Other memory protection mechanisms

Entry-level microcontrollers based on ARM Cortex-M architecture massively used in common electronics devices are typically equipped with embedded FLASH memories and tens of kilobytes of SRAM. Both FLASH and SRAM are accessible using the same address space. Because of small amount of RAM, the MMU is useless and can lead to memory usage overhead.

To provide separation of running processes and used by them physical memory the Memory Protection Unit is used. Memory Protection Unit takes part in memory addressing and typically allows partitioning memory access by defining set of segments that can be used during the program execution. The number of these segments is usually limited (4, 8, 16). The access to defined memory segments can be even associated with processor execution mode, so program executed in supervisor mode can operate on more segments than when it is executed in user mode. Processor execution modes and methods of transitioning between them have been Discussed in chapter Processes and threads.

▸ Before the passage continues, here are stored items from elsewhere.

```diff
diff --git a/robust-conditional-gan_amd/cifar.py b/robust-conditional-gan_amd/cifar.py
--- a/robust-conditional-gan_amd/cifar.py
+++ b/robust-conditional-gan_amd/cifar.py
@@ -930,13 +930,19 @@
 
         def body():
             fused = True
-            for k in range(N_CRITIC):
-                saved = {n: self.inp[n] for n in self._d_slot_views[k]}
-                self.inp.update(self._d_slot_views[k])
-                try:
-                    fused = self._d_body(True) and fused
-                finally:
-                    self.inp.update(saved)
+            ctx.sn_fold = {"next": False, "rows": None}
+            try:
+                for k in range(N_CRITIC):
+                    saved = {n: self.inp[n] for n in self._d_slot_views[k]}
+                    self.inp.update(self._d_slot_views[k])
+                    ctx.sn_fold["next"] = k + 1 < N_CRITIC
+                    try:
+                        fused = self._d_body(True) and fused
+                    finally:
+                        self.inp.update(saved)
+                assert ctx.sn_fold["rows"] is None, "critic_steps: a folded row pass was left without its finish"
+            finally:
+                ctx.sn_fold = None
             self._tail_fused["d5"] = fused
         self._run("d5", body)
         assert self._tail_fused.get("d5", False), "critic_steps: a step's last launch did not apply the update"
diff --git a/robust-conditional-gan_amd/csrc/sn.hip b/robust-conditional-gan_amd/csrc/sn.hip
--- a/robust-conditional-gan_amd/csrc/sn.hip
+++ b/robust-conditional-gan_amd/csrc/sn.hip
@@ -44,6 +44,8 @@
 
 struct SnBatch { rcgan_sn_item it[SN_BATCH]; unsigned* arrive;  };
 struct SnBwdBatch { rcgan_sn_bwd_item it[SN_BATCH]; };
+#define SN_FOLD_MAX_C 256
+struct SnRows { const float* u[SN_BATCH]; float* save[SN_BATCH]; };
 
 template <bool AGENT> __device__ __forceinline__ void sn_fwd_finish(const rcgan_sn_item& it, float* red);
 
@@ -233,8 +235,10 @@
   if (tid == 0) { L.pgw[blockIdx.x] = gw; L.pdva[blockIdx.x] = pa; }
 }
 
-template <bool ADAM>
-__global__ __launch_bounds__(SN_NT) void sn_bwd_p2_kernel(SnBwdBatch batch, int n_items, SnAdam ad) {
+template <bool ADAM, bool ROWS>
+__global__ __launch_bounds__(SN_NT) void sn_bwd_p2_kernel(SnBwdBatch batch, int n_items, SnAdam ad, SnRows rw) {
+  static_assert(ADAM || !ROWS, "the row pass reads the rows the optimiser has just written");
+  __shared__ __attribute__((aligned(16))) float w_s[ROWS ? SN_RB * SN_FOLD_MAX_C : 4];
   __shared__ float da_s[SN_RB];
   __shared__ float v_s[SN_RB];
   __shared__ float red[SN_NW];
@@ -282,6 +286,13 @@
         pw[e] = ok ? ((const float4*)(ad.w_base + aoff))[i] : z4;
       }
     }
+  }
+  const bool u_pf = ROWS && c <= 128;
+  float un0 = 0.f, un1 = 0.f;
+  if (u_pf) {
+    const int lane = tid & 63;
+    un0 = lane < c ? rw.u[blockIdx.y][lane] : 0.f;
+    un1 = lane + 64 < c ? rw.u[blockIdx.y][lane + 64] : 0.f;
   }
   const float na = L.s[0], sigma = L.s[2];
   float gw = 0.f, pa = 0.f;
@@ -326,6 +337,7 @@
         ((float4*)(ad.m_base + aoff))[i] = m;
         ((float4*)(ad.v_base + aoff))[i] = v;
         ((float4*)(ad.w_base + aoff))[i] = wv;
+        if (ROWS) ((float4*)w_s)[i] = wv;
       }
     }
   } else if ((c & 3) == 0) {
@@ -355,6 +367,7 @@
         sn_adam_elem(o.z, m.z, v.z, wv.z, alpha, omb1, omb2, ad.eps, ad.clip, ad.grad_scale);
         sn_adam_elem(o.w, m.w, v.w, wv.w, alpha, omb1, omb2, ad.eps, ad.clip, ad.grad_scale);
         *m4 = m; *vv4 = v; *w4 = wv;
+        if (ROWS) ((float4*)w_s)[i] = wv;
       }
     }
   } else {
@@ -367,7 +380,43 @@
         float m = ad.m_base[aoff + i], v = ad.v_base[aoff + i], wv = ad.w_base[aoff + i];
         sn_adam_elem(o, m, v, wv, alpha, omb1, omb2, ad.eps, ad.clip, ad.grad_scale);
         ad.m_base[aoff + i] = m; ad.v_base[aoff + i] = v; ad.w_base[aoff + i] = wv;
-      }
+        if (ROWS) w_s[i] = wv;
+      }
+    }
+  }
+  if (ROWS) {
+    const float* u = rw.u[blockIdx.y];
+    const SnLayout N = sn_layout(rw.save[blockIdx.y], k, c);
+    const int lane = tid & 63, wave = tid >> 6;
+    float* a_s = da_s;
+    __syncthreads();
+    float part[SN_RB / SN_NW];
+#pragma unroll
+    for (int i = 0; i < SN_RB / SN_NW; ++i) {
+      const int r = wave + i * SN_NW;
+      float s = 0.f;
+      if (r < rows) {
+        if (u_pf) {
+          if (lane < c) s += w_s[r * c + lane] * un0;
+          if (lane + 64 < c) s += w_s[r * c + lane + 64] * un1;
+        } else {
+          for (int j = lane; j < c; j += 64) s += w_s[r * c + j] * u[j];
+        }
+      }
+      part[i] = s;
+    }
+#pragma unroll
+    for (int i = 0; i < SN_RB / SN_NW; ++i) {
+      const int r = wave + i * SN_NW;
+      const float s = wave_sum(part[i]);
+      if (lane == 0 && r < rows) { a_s[r] = s; __hip_atomic_store(N.a + r0 + r, s, __ATOMIC_RELAXED, __HIP_MEMORY_SCOPE_AGENT); }
+    }
+    __syncthreads();
+    for (int j = tid; j < c; j += SN_NT) {
+      float s = 0.f;
+#pragma unroll 8
+      for (int r = 0; r < rows; ++r) s += a_s[r] * w_s[r * c + j];
+      __hip_atomic_store(N.pb + (long)blockIdx.x * c + j, s, __ATOMIC_RELAXED, __HIP_MEMORY_SCOPE_AGENT);
     }
   }
 }
@@ -379,7 +428,7 @@
   return 3 * kp + 4 * cp + 4 + (size_t)sn_chunks(k) * ((size_t)c + 2);
 }
 
-int rcgan_sn_power_iter(rcgan_ctx* ctx, const rcgan_sn_item* items, int n_items) {
+static int sn_fwd_launch(rcgan_ctx* ctx, const rcgan_sn_item* items, int n_items, bool rows, bool finish) {
   for (int base = 0; base < n_items; base += SN_BATCH) {
     SnBatch b;
     int n = n_items - base < SN_BATCH ? n_items - base : SN_BATCH;
@@ -391,10 +440,12 @@
       if (b.it[i].k > maxk) maxk = b.it[i].k;
     }
     static const int fused = [] { const char* e = getenv("RCGAN_SN_FUSED_FINISH"); return e ? atoi(e) : 0; }();
-    b.arrive = fused ? ctx->tree_counters() : nullptr;
-    hipLaunchKernelGGL(sn_fwd_rows_kernel, dim3(sn_chunks(maxk), n), dim3(SN_NT), 0, ctx->stream, b);
-    RC_LAUNCH_CHECK(ctx);
-    if (!fused) {
+    b.arrive = (fused && rows && finish) ? ctx->tree_counters() : nullptr;
+    if (rows) {
+      hipLaunchKernelGGL(sn_fwd_rows_kernel, dim3(sn_chunks(maxk), n), dim3(SN_NT), 0, ctx->stream, b);
+      RC_LAUNCH_CHECK(ctx);
+    }
+    if (finish && b.arrive == nullptr) {
       hipLaunchKernelGGL(sn_fwd_finish_kernel, dim3(n), dim3(SN_NT), 0, ctx->stream, b);
       RC_LAUNCH_CHECK(ctx);
     }
@@ -402,16 +453,24 @@
   return RCGAN_OK;
 }
 
-static int sn_bwd_launch(rcgan_ctx* ctx, const rcgan_sn_bwd_item* items, int n_items, const rcgan_sn_adam* opt) {
+int rcgan_sn_power_iter(rcgan_ctx* ctx, const rcgan_sn_item* items, int n_items) { return sn_fwd_launch(ctx, items, n_items, true, true); }
+
+int rcgan_sn_power_iter_finish(rcgan_ctx* ctx, const rcgan_sn_item* items, int n_items) {
+  RC_REQUIRE(ctx, items && n_items >= 1, "null argument");
+  return sn_fwd_launch(ctx, items, n_items, false, true);
+}
+
+static int sn_bwd_launch(rcgan_ctx* ctx, const rcgan_sn_bwd_item* items, int n_items, const rcgan_sn_adam* opt, const rcgan_sn_item* next = nullptr) {
   for (int base = 0; base < n_items; base += SN_BATCH) {
     SnBwdBatch b;
     int n = n_items - base < SN_BATCH ? n_items - base : SN_BATCH;
-    int maxk = 1;
+    int maxk = 1, maxc = 1;
     for (int i = 0; i < n; ++i) {
       b.it[i] = items[base + i];
       if (b.it[i].k > SN_MAX_K || b.it[i].c > SN_MAX_C || b.it[i].k < 1 || b.it[i].c < 1)
         RC_FAIL(ctx, RCGAN_EUNSUPPORTED_SHAPE, "sn weight [%d,%d]", b.it[i].k, b.it[i].c);
       if (b.it[i].k > maxk) maxk = b.it[i].k;
+      if (b.it[i].c > maxc) maxc = b.it[i].c;
     }
     const dim3 grid(sn_chunks(maxk), n);
     hipLaunchKernelGGL(sn_bwd_p1_kernel, grid, dim3(SN_NT), 0, ctx->stream, b, (opt && base == 0) ? opt->hyper : (float*)nullptr);
@@ -424,18 +483,30 @@
       ad.riders = last ? 1 : 0;
       ad.n_ranges = last ? opt->n_ranges : 0;
       for (int r = 0; r < ad.n_ranges; ++r) { ad.lo[r] = (unsigned)opt->ranges[2 * r]; ad.hi[r] = (unsigned)opt->ranges[2 * r + 1]; }
-      hipLaunchKernelGGL(sn_bwd_p2_kernel<true>, dim3(grid.x, n + (last ? 1 : 0)), dim3(SN_NT), 0, ctx->stream, b, n, ad);
+      SnRows rw = {};
+      const bool fold = next != nullptr && maxc <= SN_FOLD_MAX_C;
+      if (fold) {
+        for (int i = 0; i < n; ++i) { rw.u[i] = next[base + i].u; rw.save[i] = next[base + i].save; }
+        hipLaunchKernelGGL((sn_bwd_p2_kernel<true, true>), dim3(grid.x, n + (last ? 1 : 0)), dim3(SN_NT), 0, ctx->stream, b, n, ad, rw);
+      } else {
+        hipLaunchKernelGGL((sn_bwd_p2_kernel<true, false>), dim3(grid.x, n + (last ? 1 : 0)), dim3(SN_NT), 0, ctx->stream, b, n, ad, rw);
+      }
+      RC_LAUNCH_CHECK(ctx);
+      if (next != nullptr && !fold) {
+        const int rc = sn_fwd_launch(ctx, next + base, n, true, false);
+        if (rc != RCGAN_OK) return rc;
+      }
     } else {
-      hipLaunchKernelGGL(sn_bwd_p2_kernel<false>, grid, dim3(SN_NT), 0, ctx->stream, b, n, ad);
-    }
-    RC_LAUNCH_CHECK(ctx);
+      hipLaunchKernelGGL((sn_bwd_p2_kernel<false, false>), grid, dim3(SN_NT), 0, ctx->stream, b, n, ad, SnRows{});
+      RC_LAUNCH_CHECK(ctx);
+    }
   }
   return RCGAN_OK;
 }
 
 int rcgan_sn_bwd(rcgan_ctx* ctx, const rcgan_sn_bwd_item* items, int n_items) { return sn_bwd_launch(ctx, items, n_items, nullptr); }
 
-int rcgan_sn_bwd_adam(rcgan_ctx* ctx, const rcgan_sn_bwd_item* items, int n_items, const rcgan_sn_adam* opt) {
+static int sn_bwd_adam_checked(rcgan_ctx* ctx, const rcgan_sn_bwd_item* items, int n_items, const rcgan_sn_adam* opt, const rcgan_sn_item* next) {
   RC_REQUIRE(ctx, items && n_items >= 1 && opt && opt->w && opt->g && opt->m && opt->v && opt->hyper, "null argument");
   RC_REQUIRE(ctx, opt->count < (1ull << 32) && opt->n_ranges >= 0 && opt->n_ranges <= SN_MAX_RANGES && (opt->n_ranges == 0 || opt->ranges),
              "%zu parameters, %d ranges (at most %d)", opt->count, opt->n_ranges, SN_MAX_RANGES);
@@ -463,7 +534,19 @@
     at = p.second;
   }
   RC_REQUIRE(ctx, at == opt->count, "items and ranges cover %zu of %zu parameters", at, opt->count);
-  return sn_bwd_launch(ctx, items, n_items, opt);
-}
-
-}
+  return sn_bwd_launch(ctx, items, n_items, opt, next);
+}
+
+int rcgan_sn_bwd_adam(rcgan_ctx* ctx, const rcgan_sn_bwd_item* items, int n_items, const rcgan_sn_adam* opt) {
+  return sn_bwd_adam_checked(ctx, items, n_items, opt, nullptr);
+}
+
+int rcgan_sn_bwd_adam_rows(rcgan_ctx* ctx, const rcgan_sn_bwd_item* items, int n_items, const rcgan_sn_adam* opt, const rcgan_sn_item* next) {
+  RC_REQUIRE(ctx, items && n_items >= 1 && next, "null argument");
+  for (int i = 0; i < n_items; ++i)
+    RC_REQUIRE(ctx, next[i].w == items[i].w && next[i].k == items[i].k && next[i].c == items[i].c && next[i].u && next[i].save,
+               "item %d: the next power iteration must be of the same weight ([%d,%d]) with u and save set", i, items[i].k, items[i].c);
+  return sn_bwd_adam_checked(ctx, items, n_items, opt, next);
+}
+
+}
diff --git a/robust-conditional-gan_amd/ops.py b/robust-conditional-gan_amd/ops.py
--- a/robust-conditional-gan_amd/ops.py
+++ b/robust-conditional-gan_amd/ops.py
@@ -199,7 +199,15 @@
         items[i] = L.SnItem(param.ptr, u.ptr, sigma.ptr, save.ptr, k, c, 1 if update else 0)
         weights.append(Weight(ctx, param, sigma))
         saves.append((save, k, c))
-    ctx.check(ctx.lib.rcgan_sn_power_iter(ctx.h, items, n))
+    fold = getattr(ctx, "sn_fold", None)
+    if fold is not None and fold.get("rows") is not None:
+        key = [(it.w, it.u, it.sigma, it.save, it.k, it.c, it.update) for it in items]
+        if key != fold["rows"]:
+            raise RuntimeError("spectral_norm_batch: the folded row pass of the previous step was taken for other items than this call's")
+        fold["rows"] = None
+        ctx.check(ctx.lib.rcgan_sn_power_iter_finish(ctx.h, items, n))
+    else:
+        ctx.check(ctx.lib.rcgan_sn_power_iter(ctx.h, items, n))
     if ctx.recording:
         req = [w for w in weights if w.param.req]
         total = sum((w.param.size + 63) // 64 * 64 for w in req)
@@ -244,7 +252,12 @@
             ra = (C.c_size_t * max(len(ranges), 1))(*ranges)
             opt = L.SnAdam(grp.value.data_ptr(), grp.grad.data_ptr(), grp.m.data_ptr(), grp.v.data_ptr(), grp.count, grp.hyper.data_ptr(),
                            fa["beta1"], fa["beta2"], fa.get("eps", 1e-8), fa.get("clip", 0.0), fa["grad_scale"], len(ranges) // 2, ra)
-            ctx.check(ctx.lib.rcgan_sn_bwd_adam(ctx.h, bi, len(todo), C.byref(opt)))
+            fold = getattr(ctx, "sn_fold", None)
+            if fold is not None and fold.get("next") and len(todo) == n:
+                ctx.check(ctx.lib.rcgan_sn_bwd_adam_rows(ctx.h, bi, len(todo), C.byref(opt), items))
+                fold["rows"] = [(it.w, it.u, it.sigma, it.save, it.k, it.c, it.update) for it in items]
+            else:
+                ctx.check(ctx.lib.rcgan_sn_bwd_adam(ctx.h, bi, len(todo), C.byref(opt)))
             fa["done"] = True
             return
         ctx.check(ctx.lib.rcgan_sn_bwd(ctx.h, bi, len(todo)))
diff --git a/robust-conditional-gan_amd/runtime.py b/robust-conditional-gan_amd/runtime.py
--- a/robust-conditional-gan_amd/runtime.py
+++ b/robust-conditional-gan_amd/runtime.py
@@ -125,6 +125,7 @@
         self.tape = []
         self.sn_partial = []
         self.pending_wgrads = []
+        self.sn_fold = None
         self.group_wgrads = os.environ.get("RCGAN_GROUP_WGRAD", "1") == "1"
         self.recording = True
         self.capturing = False
```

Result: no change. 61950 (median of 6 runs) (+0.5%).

There are two strategies for using MPU and memory segmentation. First and more flexible is strategy of switching whole MPU context when process context is switched. This demands to reload of all segments defined by MPU for the executed process with the new set defined for the newly chosen process. The big advantage of this technique is that processes are strictly separated because each of them uses its own set of user segments and shares the privileged segments (e.g. kernel segments). There are two disadvantages of this technique caused by typical MPU limitations. The process of redefining segments is slow because it requires the invalidation of cache memories. The method of defining segments in MPU is limited because segment address and size definition depend on chosen granulation. For example, some segments can be defined only if all set of MPU registers is used.

The second strategy, used in Phoenix-RTOS, is based on memory regions/segments defined for the whole operating system and shared between processes. It means that processes can use during its execution few assigned predefined memory regions called further memory maps. These regions are defined during operating system bootstrap with respect of MPU register semantics and can be inline with physical memory characteristics. For example, separate regions can be defined for TCM (Tightly Coupled Memory) with short access time and separate regions can be defined for cached RAM. The set of regions assigned to the process is defined during process start-up. When a process context is switched the proper process set of MPU definition is activated using enable/disable bits. This can be done much faster in comparison to reloading the whole region definitions. The main disadvantage of described approach is the limited number of regions that can be used by running processes. This results in a weaker separation of running processes because they must use shared memory regions and erroneous thread of one process can destroy data in another process sharing the same memory region. But it should be emphasized that this technique complemented with proper definition of memory regions can allow fulfilling safety requirements of many types of applications e.g. applications based on software partitioning into two parts with different safety requirements.

Discussion of techniques used for protecting memory when direct physical memory access is used should be complemented by presentation of memory segmentation mechanisms popularized widely by x86 microprocessors. The segmentation technique was developed on early computers to simplify the program loading and execution process. When a process is to be executed, its corresponding segmentation is loaded into non-contiguous memory though every segment is loaded into a contiguous block of available memory. The location of program segments in physical memory is defined by special set of processor registers called segment registers and processor instructions are using offsets calculated according to segment base addresses. This technique prevents from using relocation/recalculation of program addresses after it is loaded to memory and before its execution is started. This technique was heavily extended in second generation of x86 processors (80286) by adding the ability to define segments attributes, limits and privilege levels. Those techniques of processes separation was used on some early operating system for PC like MS Windows 3.0 and IBM OS/2. Nowadays, it has been replaced with paging.